Cezne, Eric and Wethal, Ulrikke (2022). ‘Reading Mozambique’s Mega-Project Developmentalism Through the Workplace: Evidence from Chinese and Brazilian Investments’, African Affairs, 121(484): 343–370. [Open Access]

South-South cooperation is associated with fresh dynamics, new hopes, and an increase in policy and economic alternatives. It also offers interesting current developments for comparative research in business cultures and environments. Eric Cezne and Ulrikke Wethal chose to examine capital–labour encounters in Mozambique, comparing two mega-projects implemented by two mega corporations: the Maputo Ring Road, a mega-infrastructure venture in urban mobility, implemented by the China Road and Bridge Corporation (CRBC) [from 2011], and the Moatize Coal Project, set around large-scale natural resource extraction, led by the Brazilian mining company Vale SA [from 2012]. The projects have a similar timeframes but they also exemplify the still dominant branches of Chinese (in infrastructure) and Brazilian (in extraction) investments.

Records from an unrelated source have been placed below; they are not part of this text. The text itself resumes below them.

# dohlee/diffab-pytorch

Measured on AMD Instinct MI355X. Metric: CDR-residue denoise-steps/sec (K=128 patch), higher is better.
Workload: dtype f32 (bf16x6 / fp16x3 split-precision products on the 16-bit matrix cores, fp32 accumulate; fp32-accurate, DESIGN section 4)

## Files before the change

### diffab-pytorch_amd/csrc/ipa_persistent.hip

```cpp
#include "common.h"
#include "denoiser_internal.h"
#define AT_STAMP_REALTIME 1
#include "ipa_attn_tile.h"
#include "proj_frames_h3_tile.h"
#include "rowgemm_h3_tile.h"
#include "mlp_chain_tile.h"

namespace diffab {

namespace {
constexpr size_t cmax(size_t a, size_t b) { return a > b ? a : b; }
constexpr size_t kModuleLdsBytes = cmax(cmax(ipa_attn_lds_bytes(8), static_cast<size_t>(kChainLdsBytes)),
                                        cmax(static_cast<size_t>(pjh3::PJ_LDS_BYTES), static_cast<size_t>(h3tile::lds_bytes<128>())));
constexpr size_t kXImageOffset = cmax(static_cast<size_t>(pjh3::PJ_LDS_BYTES), static_cast<size_t>(h3tile::lds_bytes<128>())) / 4;
static_assert(kXImageOffset * 4 + h3tile::y_lds_bytes<128>() <= kModuleLdsBytes, "module LDS: no room for the x image of the dense phases");
static_assert(kModuleLdsBytes <= 160 * 1024, "module LDS: one work-group per CU within gfx950's 160 KiB");
static_assert(kXImageOffset % 4 == 0, "x image: 16-byte aligned rows");

struct ModuleArgs {
  float* xa;
  float* xb;
  float* proj;
  float* feat;
  const float* pair;
  const float* esc;
  const int* ctx_of_row;
  const int* last_layer_rows;
  const float* R;
  const float* t;
  const char* planes;
  size_t layer_stride, pj_off, out_off, wis_off, small_off;
  unsigned long long* stamps;
  const float* emb_X;
  MlpChainSet emb, heads;
  int B, NL;
  int stagger_ticks, stagger_classes;
};
}

__device__ __forceinline__ int module_plan_word(const int* __restrict__ plan, const int idx) {
  int w;
  asm volatile("s_load_dword %0, %1, 0x0\n\ts_waitcnt lgkmcnt(0)" : "=s"(w) : "s"(plan + idx) : "memory");
  return w;
}

template <int KRES>
__global__ __launch_bounds__(512) void ipa_module_persistent_kernel(const ModuleArgs a) {
  extern __shared__ __attribute__((aligned(16))) float lds[];
  constexpr int K = KRES, NTILE = K / TI, DT = K / 128;
  static_assert(KRES == 128 || KRES == 256, "patch-resident module: K = 128 or 256");
  const int M = a.B * K;
  if (a.stagger_ticks > 0 && a.stagger_classes > 1) {
    const unsigned long long t0 = __builtin_amdgcn_s_memrealtime();
    const unsigned long long wait = static_cast<unsigned long long>((blockIdx.x >> 3) % a.stagger_classes) * a.stagger_ticks;
    while (__builtin_amdgcn_s_memrealtime() - t0 < wait) __builtin_amdgcn_s_sleep(32);
  }
  unsigned long long* pstamps = a.stamps ? a.stamps + static_cast<size_t>(a.B) * a.NL * NTILE * 64 : nullptr;
  auto pstamp = [&](int b, int l, int k) {
    if (pstamps != nullptr && threadIdx.x == 0) pstamps[(static_cast<size_t>(b) * a.NL + l) * 4 + k] = __builtin_amdgcn_s_memrealtime();
  };
#pragma unroll 1
  for (int b = blockIdx.x; b < a.B; b += gridDim.x) {
    if (a.emb_X != nullptr) {
#pragma unroll 1
      for (int dt = 0; dt < DT; ++dt) {
        int tid = threadIdx.x;
        asm volatile("" : "+v"(tid));
        chaintile::mlp_chain_tile(reinterpret_cast<__bf16*>(lds), tid, b * DT + dt, a.emb_X, 128, a.emb.c[0].planes[0], a.emb.c[0].planes[1],
                                  nullptr, a.emb.c[0].bias[0], a.emb.c[0].bias[1], nullptr, a.emb.c[0].bias_idx0, a.emb.c[0].bias_div0, 2, 128,
                                  a.xa, 128, M);
        asm volatile("s_waitcnt vmcnt(0)" ::: "memory");
        __syncthreads();
      }
    }
#pragma unroll 1
    for (int l = 0; l < a.NL; ++l) {
      const char* lp = a.planes + static_cast<size_t>(l) * a.layer_stride;
      const float* small = reinterpret_cast<const float*>(lp + a.small_off);
      const float* xin = (l & 1) ? a.xb : a.xa;
      float* xout = (l & 1) ? a.xa : a.xb;
      pstamp(b, l, 0);
#pragma unroll 1
      for (int dt = 0; dt < DT; ++dt) {
        int tid = threadIdx.x;
        asm volatile("" : "+v"(tid));
        if (KRES == 128) {
          if (l == 0) {
            float* xl = lds + kXImageOffset;
            for (int i = tid; i < 128 * 32; i += 512) {
              const int row = i >> 5, c4 = 4 * (i & 31);
              *reinterpret_cast<float4*>(xl + row * h3tile::Y_LDS_LD + c4) =
                  *reinterpret_cast<const float4*>(xin + (static_cast<int64_t>(b) * 128 + row) * 128 + c4);
            }
            __syncthreads();
          }
          pjh3::proj_frames_h3_tile<true, false, true, true>(reinterpret_cast<_Float16*>(lds), tid, b, 0, 1, nullptr,
                                                             reinterpret_cast<const _Float16*>(lp + a.pj_off),
                                                             reinterpret_cast<const float*>(lp + a.wis_off), a.R, a.t, a.proj, M, 0, 0, 0,
                                                             lds + kXImageOffset);
        } else {
          pjh3::proj_frames_h3_tile<true, false>(reinterpret_cast<_Float16*>(lds), tid, b * DT + dt, 0, 1, xin,
                                                 reinterpret_cast<const _Float16*>(lp + a.pj_off), reinterpret_cast<const float*>(lp + a.wis_off),
                                                 a.R, a.t, a.proj, M);
        }
        if (dt + 1 < DT) {
          asm volatile("s_waitcnt vmcnt(0)" ::: "memory");
          __syncthreads();
        }
      }
      asm volatile("s_waitcnt vmcnt(0)" ::: "memory");
      __syncthreads();
      pstamp(b, l, 1);
      const int* rows = l + 1 == a.NL ? a.last_layer_rows : nullptr;
      const int n_items = rows != nullptr ? module_plan_word(rows, b * (2 + NTILE)) : NTILE;
#pragma unroll 1
      for (int item = 0; item < n_items; ++item) {
        const int i0 = rows != nullptr ? module_plan_word(rows, b * (2 + NTILE) + 2 + item) : item * TI;
        ipa_attn_tile<8, (KRES > 128), true>(lds, b, i0, static_cast<unsigned>((b * a.NL + l) * NTILE + item), a.proj, a.pair, a.R, a.t, small,
                                             small + 512, a.feat, K / 128, a.stamps, a.esc, nullptr, nullptr, a.ctx_of_row);
        asm volatile("s_waitcnt vmcnt(0)" ::: "memory");
        __syncthreads();
      }
      pstamp(b, l, 2);
#pragma unroll 1
      for (int dt = 0; dt < DT; ++dt) {
        int tid = threadIdx.x;
        asm volatile("" : "+v"(tid));
        if (KRES == 128)
          h3tile::rowgemm128_h3_tile<false, 128, false, true>(reinterpret_cast<_Float16*>(lds), tid, b, a.feat, AF,
                                                              reinterpret_cast<const _Float16*>(lp + a.out_off),
                                                              reinterpret_cast<const float*>(lp + a.wis_off) + ANP, small + 576, nullptr, 0,
                                                              l + 1 == a.NL ? xout : nullptr, 128, M, AF, 0, nullptr, lds + kXImageOffset);
        else
          h3tile::rowgemm128_h3_tile<false, 128>(reinterpret_cast<_Float16*>(lds), tid, b * DT + dt, a.feat, AF,
                                                 reinterpret_cast<const _Float16*>(lp + a.out_off),
                                                 reinterpret_cast<const float*>(lp + a.wis_off) + ANP, small + 576, nullptr, 0, xout, 128, M, AF);
        if (dt + 1 < DT) {
          asm volatile("s_waitcnt vmcnt(0)" ::: "memory");
          __syncthreads();
        }
      }
      asm volatile("s_waitcnt vmcnt(0)" ::: "memory");
      __syncthreads();
      pstamp(b, l, 3);
    }
    if (a.emb_X != nullptr) {
      const float* xfin = (a.NL & 1) ? a.xb : a.xa;
#pragma unroll 1
      for (int hdt = 0; hdt < 3 * DT; ++hdt) {
        const int hd = hdt / DT, dt = hdt % DT;
        const unsigned hslabs =
            a.last_layer_rows != nullptr ? static_cast<unsigned>(module_plan_word(a.last_layer_rows, b * (2 + NTILE) + 1)) : ~0u;
        const unsigned tslabs = (hslabs >> (4 * dt)) & 15u;
        if (tslabs == 0) continue;
        int tid = threadIdx.x;
        asm volatile("" : "+v"(tid));
#define HSEL(f) (hd == 0 ? a.heads.c[0].f : hd == 1 ? a.heads.c[1].f : a.heads.c[2].f)
        chaintile::mlp_chain_tile<true>(reinterpret_cast<__bf16*>(lds), tid, b * DT + dt, xfin, 128, HSEL(planes[0]), HSEL(planes[1]), HSEL(planes[2]),
                                  HSEL(bias[0]), HSEL(bias[1]), HSEL(bias[2]), HSEL(bias_idx0), HSEL(bias_div0), 3, HSEL(n_out),
                                  hd == 0 ? a.heads.Y[0] : hd == 1 ? a.heads.Y[1] : a.heads.Y[2],
                                  hd == 0 ? a.heads.ldy[0] : hd == 1 ? a.heads.ldy[1] : a.heads.ldy[2], M, tslabs);
#undef HSEL
        asm volatile("s_waitcnt vmcnt(0)" ::: "memory");
        __syncthreads();
      }
      if (pstamps != nullptr && threadIdx.x == 0) pstamps[static_cast<size_t>(a.B) * a.NL * 4 + b] = __builtin_amdgcn_s_memrealtime();
    }
  }
}
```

In approaching this subject, the authors identify three analytical trends in the current literature: a focus on a 'commodity super-cycle', understood as a transnational, geopolitical development; a view on national economies and the (re-)positioning of domestic elites vis-à-vis investors and multinationals; and controversies of a special dimension inside countries or regions, where socio-economic struggles and livelihood shortcomings play out. Cezne and Wethal see these lenses of research as overlapping but rarely combined in current research. Their article may well be perceived as a contribution to 'cross-fertilization'. In search for an approach that makes this multi-focal power-lens available, the concept of the 'workplace' (and of 'workplace regimes') is introduced, 'a novel perspective turning attention to how South–South engagements play out on the ground’.  Cezne and Wethal refer to Michael Burawoy’s research on ‘the politics of production’, work that 'has been particularly influential in connecting the micro-politics of workplaces and specific labour relations with the macro-politics of national and global capital-labour relations'.

Approaching his cases in more detail, Cezne and Wethal follow Carlos Oya who developed a three-layered understanding for operationalizing workplace regimes analytically. He differentiates between (i) the organization of a particular workplace; (ii) industry and sector dynamics; and (iii) the national political economy.

After more than a decade of civil war (1977–1992) a foreign investment bonanza had produced its downside, ranging from dispossession practices and lack of local content formation to forms of elite capture as detriments to wider societal concerns. Cezne and Wethal present the decades after the Civil War as characterized by 'mega-project developmentalism', where Chinese and Brazilian business cultures shaped the 'workplace' in their respective ways. National power configurations (incl. regional disparities) add to this. On a local level, circumstances are not uniform. In the course of the mining project, most ‘local’ jobs, especially as qualification levels increase, were traced to Mozambicans from Maputo and the country’s comparatively more affluent Southern regions, with local Mozambicans from Tete performing primarily low-skilled, temporary tasks. Nevertheless there are differences in the way locals are hired. For the Ring Road Project, smaller groups of Mozambican workers in low-skilled positions operated under the supervision of higher-skilled Chinese workers. And there was also a brain drain: Mozambican workers with higher degrees of training and certificates tended to leave the project, as previous qualifications were not respected by the Chinese company. Perceptions of 'racism' were also uttered. Segregation marked the situation in the Chinese project with Chinese workers living in their own dormitories. Dispossession occurred in the Brazilian Vale SD project area when 500 local artisanal brick-makers lost their original livelihood sites due to Vale’s encroaching concession. Both mega-projects faced labour strikes. Both projects did little to establish sustainable work, education, or social infrastructure. Mega-projects, it seems, did not reduce youth unemployment in any sustainable way.

In combining these levels of analysis Cezne and Wethal suggest convincingly that this much-lauded dynamics of Mozambican developmentalism does little to change structures and the quality of the workplace in any sustainable way. Contrary to hopes, as associated with many with South-South investments in independent African countries, the structural conditions for an endemic youth unemployment are unchanged. Patterns that have long characterized Africa’s encounters with large-scale foreign investments seem to be replicated. Given that African countries are increasingly positioning resource extraction and infrastructure at the heart of national development plans, this is unlikely to change soon. And the worse is already on the doors: a lingering ‘jihadi’ insurgency in Mozambique’s gas-rich province of Cabo Delgado is, and Cezne and Wethal quote Joseph Hanlon approvingly, 'at least in part, the much more expensive outcome of not investing in local jobs and development’.

Applying the 'workplace' concept in their analysis of two mega-projects in Mozambique, Cezne and Wethal have used a novel approach to combine multiple levels of analysis, thereby contributing to a deeper understanding of the complexity of capital-labour encounters and their effects.